Смешение запахов уравновешивалось какофонией звуков. В каждой доске отдавалось гудение такелажа, и человек в каюте ощущал себя мышью в скрипке, по которой водят смычком. Топот ног на шканцах, удары бросаемых на палубу концов звучали так – если продолжать аналогию, – будто по скрипке еще и стучат молоточками. Деревянный корпус брига скрипел, словно исполинские кулаки молотят по нему снаружи; при любом движении судна ядра в ящиках немного перекатывались, мерно брякая в конце каждого крена.

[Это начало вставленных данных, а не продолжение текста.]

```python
def swinnet_backward(W, sv, gout, grads):
    dtype = W.dtype
    P = W.p
    grid, pad, C, cin, ntok = sv["grid"], sv["pad"], sv["C"], sv["cin"], sv["ntok"]
    dev = gout.device
    rows = grid[0] * grid[1] * grid[2] * grid[3]
    flops = _conv_flops(grid, C, C)
    go = K.swin_post_bwd(gout.contiguous(), dtype, pad, PAD_CIN)
    gout_planes = W.split and not K160_F32 and DGRAD_CAPTURE is None

    def conv_grads(x_in, cin_, g, cout, wname, bname):
        dwp = torch.zeros((27, K.pad32(cout), K.pad32(cin_)), dtype=torch.float32, device=dev)
        if cin_ == C and cout == C:
            _timed("conv_wgrad", flops, K.conv3d_wgrad, x_in, cin_, 0, g, cout, grid, dwp, dbias=grads[bname])
        else:
            K.conv3d_wgrad(x_in, cin_, 0, g, cout, grid, dwp, dbias=grads[bname])
        K.conv_unpack_grad(dwp, grads[wname], cout, cin_)

    def split_wgrad(x_planes, g_planes, wname):
        dwp = torch.zeros((27, C, C), dtype=torch.float32, device=dev)
        _timed("conv_wgrad", flops, K.conv3d_wgrad_f16x3, x_planes, g_planes, grid, dwp)
        K.conv_unpack_grad(dwp, grads[wname], C, C)

    wf = K.conv_pack(P["final_layer.layers.2.conv.weight"], dtype, 1)
    if W.split:
        pg = K.planes_alloc(rows, dev)
        if W.thin_h3:
            gomax = K.absmax(go)
            if gout_planes:
                ghm = K.zeros((1,), torch.int32, dev)
                K.planes_bound(pg, rows, m0=gomax, n0=_conv_norm(P["final_layer.layers.2.conv.weight"], C, dgrad=True))
                K.conv3d_thin_f16x3(go, cin, gomax, K.thin_pack_f16x3(wf, C, cin, 0), C, C, grid, mask=sv["h"],
                                    mask_planes=sv["ph"] if sv["h"] is None else None, out_max=K.p(ghm),
                                    out_planes=pg, planes_only=True, colsum=grads["dfe_tail.bias"])
                g_h = None
            else:
                g_h = K.conv3d_thin_f16x3(go, cin, gomax, K.thin_pack_f16x3(wf, C, cin, 0), C, C, grid, mask=sv["h"],
                                          out_max=K.planes_max(pg, rows))
            dwp = torch.zeros((27, K.pad32(cin), C), dtype=torch.float32, device=dev)
            if sv["ph"] is not None:
                K.conv3d_thin_wgrad_planes(sv["ph"], go, cin, gomax, 0, grid, dwp)
            else:
                K.conv3d_thin_wgrad_f16x3(sv["h"], C, sv["hmax"], go, cin, gomax, grid, dwp)
            K.conv_unpack_grad(dwp, grads["final_layer.layers.2.conv.weight"], cin, C)
            K.colsum(go, grads["final_layer.layers.2.conv.bias"], rows=rows, C=cin, ld=go.shape[-1])
        else:
            g_h = K.conv3d(go, cin, wf, C, C, grid, relu_in=0, mask=sv["h"])
            conv_grads(sv["h"], C, go, cin, "final_layer.layers.2.conv.weight", "final_layer.layers.2.conv.bias")
        if g_h is None:
            gp = gh_pl = pg
            ghmax = ghm
        else:
            gh_pl = None
            gp = K.split2(g_h, out=pg, have_max=W.thin_h3, colsum=grads["dfe_tail.bias"])
            ghmax = gp[rows * 640:rows * 640 + 4].view(torch.int32).clone()
        pg = K.planes_alloc(rows, dev)
        if gout_planes:
            gom = K.zeros((1,), torch.int32, dev)
            K.planes_bound(pg, rows, m0=ghmax, n0=_conv_norm(P["dfe_tail.weight"], C, dgrad=True))
            _timed("conv_dgrad", flops, K.conv3d_f16x3, gp, K.conv_pack_f16x3(P["dfe_tail.weight"], 1), grid,
# ... 102 lines not shown
            K.gemm(d_tok_t, st.emb, g_in, ntok, 64 * C, C, C, 64 * C, 64 * C, b_trans=1, res=g_out, ldr=64 * C)
        in_tok = ss["inp"].view(ntok, 64 * C)
        if K.dw_grouped_ok(ntok, [(d_tok_t, in_tok)]):
            K.gemm_dw_grouped(ntok, [(d_tok_t, in_tok, grads[pre + "emb_packed"], grads[pre + "patch_embed.proj.bias"],
                                      0)])
        else:
            K.gemm(d_tok_t, ss["inp"], grads[pre + "emb_packed"], C, 64 * C, ntok, C, 64 * C, 64 * C, a_trans=1,
                   b_trans=1, accumulate=1, splitk=max(1, min(16, ntok // 256)))
            K.colsum(d_tok, grads[pre + "patch_embed.proj.bias"])
        g_out = g_in
    g_s_t = g_out
    wsfe = K.conv_pack(P["SFE.layers.2.conv.weight"], dtype, 1)
    if pgs is not None:
        if g_s_t is not None:
            K.split2(g_s_t, out=pgs, have_max=True, colsum=grads["SFE.layers.2.conv.bias"])
        g_u = K.conv3d_thin_out_planes(pgs, K.thin_pack_f16x3(wsfe, cin, C, 1), cin, PAD_CIN, grid)
        dwp = torch.zeros((27, C, K.pad32(cin)), dtype=torch.float32, device=dev)
        K.conv3d_thin_wgrad_planes(pgs, sv["u"], cin, sv["umax"], 1, grid, dwp)
        K.conv_unpack_grad(dwp, grads["SFE.layers.2.conv.weight"], C, cin)
    elif W.thin_h3:
        g_u = K.conv3d_thin_f16x3(g_s_t, C, gsmax, K.thin_pack_f16x3(wsfe, cin, C, 1), cin, PAD_CIN, grid)
        dwp = torch.zeros((27, C, K.pad32(cin)), dtype=torch.float32, device=dev)
        K.conv3d_thin_wgrad_f16x3(sv["u"], cin, sv["umax"], g_s_t, C, gsmax, grid, dwp,
                                  colsum=grads["SFE.layers.2.conv.bias"])
        K.conv_unpack_grad(dwp, grads["SFE.layers.2.conv.weight"], C, cin)
    else:
        g_u = K.conv3d(g_s_t, C, wsfe, cin, PAD_CIN, grid)
        conv_grads(sv["u"], cin, g_s_t, C, "SFE.layers.2.conv.weight", "SFE.layers.2.conv.bias")
    return K.swin_pre_bwd(g_u, sv["shape"], pad)


def unpack_patch_grads(grads, C, nstages=1):
    for k in range(nstages):
        pre = f"rs{k}."
        K.permute(grads[pre + "emb_packed"], (C, C, 4, 4, 4), (64 * C, 1, 16 * C, 4 * C, C),
                  out=grads[pre + "patch_embed.proj.weight"], accumulate=1)
        K.permute(grads[pre + "unemb_packed"], (C, C, 4, 4, 4), (1, C, 16 * C * C, 4 * C * C, C * C),
                  out=grads[pre + "patch_unembed.proj.weight"], accumulate=1)
```

### dl-swin-gan_amd/dl_cs/models/swin3D.py

```python
import os
import weakref

import torch
from torch import nn

from . import engine
from .video_swin_transformer_mri_downsample import SwinTransformer3D
from .. import _lib

_COMPUTE_DTYPE = {"bf16": torch.bfloat16, "fp32": torch.float32}.get(
    os.environ.get("DLCS_COMPUTE_DTYPE", "fp32"), torch.float32)


def set_compute_dtype(dtype):
    global _COMPUTE_DTYPE
    assert dtype in (torch.float32, torch.bfloat16)
    _COMPUTE_DTYPE = dtype


def get_compute_dtype():
    return _COMPUTE_DTYPE


DIRECT_GRADS = False
# ... 236 lines not shown
        C = W.p["SFE.layers.2.conv.bias"].shape[0]
        direct = DIRECT_GRADS and all(
            p.grad is not None and p.grad.dtype == torch.float32 and p.grad.is_contiguous() and
            p.grad.shape == p.shape for p in W.p.values())
        if DIRECT_GRADS and GRAD_READY and not direct:
            raise RuntimeError("dl_cs: GradBuckets is active but a parameter's .grad no longer points into its "
                               "bucket (optimizer.zero_grad(set_to_none=True)?); call GradBuckets.zero() "
                               "before each backward instead")
        if direct:
            grads = {n: p.grad for n, p in W.p.items()}
        else:
            grads = {n: torch.zeros_like(p) for n, p in W.p.items()}
        for k in range(meta["nstages"]):
            grads[f"rs{k}.emb_packed"] = torch.zeros((C, 64 * C), dtype=torch.float32, device=dev)
            grads[f"rs{k}.unemb_packed"] = torch.zeros((64 * C, C), dtype=torch.float32, device=dev)
        gx = engine.swinnet_backward(W, sv, gout.to(torch.complex64), grads)
        engine.unpack_patch_grads(grads, C, meta["nstages"])
        ctx.state = None
        if direct:
            for cb in GRAD_READY:
                cb(meta["module"])
            return (gx, None) + (None,) * len(meta["names"])
        return (gx, None) + tuple(grads[n] for n in meta["names"])
```

### include/dlcs.h

```cpp
#ifndef DLCS_H
#define DLCS_H

#include <stddef.h>
#include <stdint.h>
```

Неожиданно палуба ушла у Хорнблауэра из-под ног; видимо, ««Порта Цёли»» как раз вышла в открытое море и западный ветер, дующий здесь в полную силу, накренил ее набок. Хорнблауэра это застигло врасплох – после долгого пребывания на суше он всегда долго восстанавливал привычку к качке. Его бросило вперед – по счастью, на койку. Он рухнул лицом вниз и остался лежать, слушая, как падают на палубу плохо закрепленные предметы, – так всегда бывает в начале плавания при встрече с первой настоящей волной, – затем попытался сесть, но вновь не учел крена и, с размаху врезавшись головой в палубный бимс, повалился обратно на жесткую подушку. Во влажной духоте каюты его пробил пот – признак начинающейся морской болезни. Хорнблауэр чертыхнулся – тихо, но от всего сердца. В душе вскипала ненависть к этой войне, еще более острая от своего бессилия. Ему трудно было вообразить мирную жизнь – Англия не знала мира с его детства, – но он всем сердцем желал прекращения войны. Он устал от нее, а события последних лет многократно усилили эту усталость. Весть о том, что армия Бонапарта наголову разбита в России, породила надежды на скорый мир, однако Франция не выказывает намерения сдаваться, она собирает новые армии и сдерживает натиск русских войск далеко от жизненных центров Европы. Умники указывали, что Бонапарт снижает возраст призыва, что он обложил страну тяжелейшими налогами и народ вот-вот взбунтуется, что среди генералов тоже зреет недовольство. С этих предсказаний прошло десять месяцев, а они так и не начали сбываться. Когда к врагам Бонапарта присоединились Австрия и Швеция, все были убеждены, что победа близка. Эта надежда всколыхнулась вновь, когда невольные союзники Бонапарта – Дания, Голландия и остальные – расторгли навязанный им союз. Казалось, империя падет со дня на день – и вновь всех постигло разочарование. Думающие люди давно предрекали, что, когда Бонапарт вынужден будет воевать на своей территории и поддерживать армию за счет собственных подданных, а не союзников или врагов, все закончится само собой. Однако Веллингтон во главе стотысячного войска перешел французскую границу три месяца назад, и он по-прежнему в семистах милях от Парижа, а империя сопротивляется все с тем же упорством. Силы Бонапарта неисчерпаемы.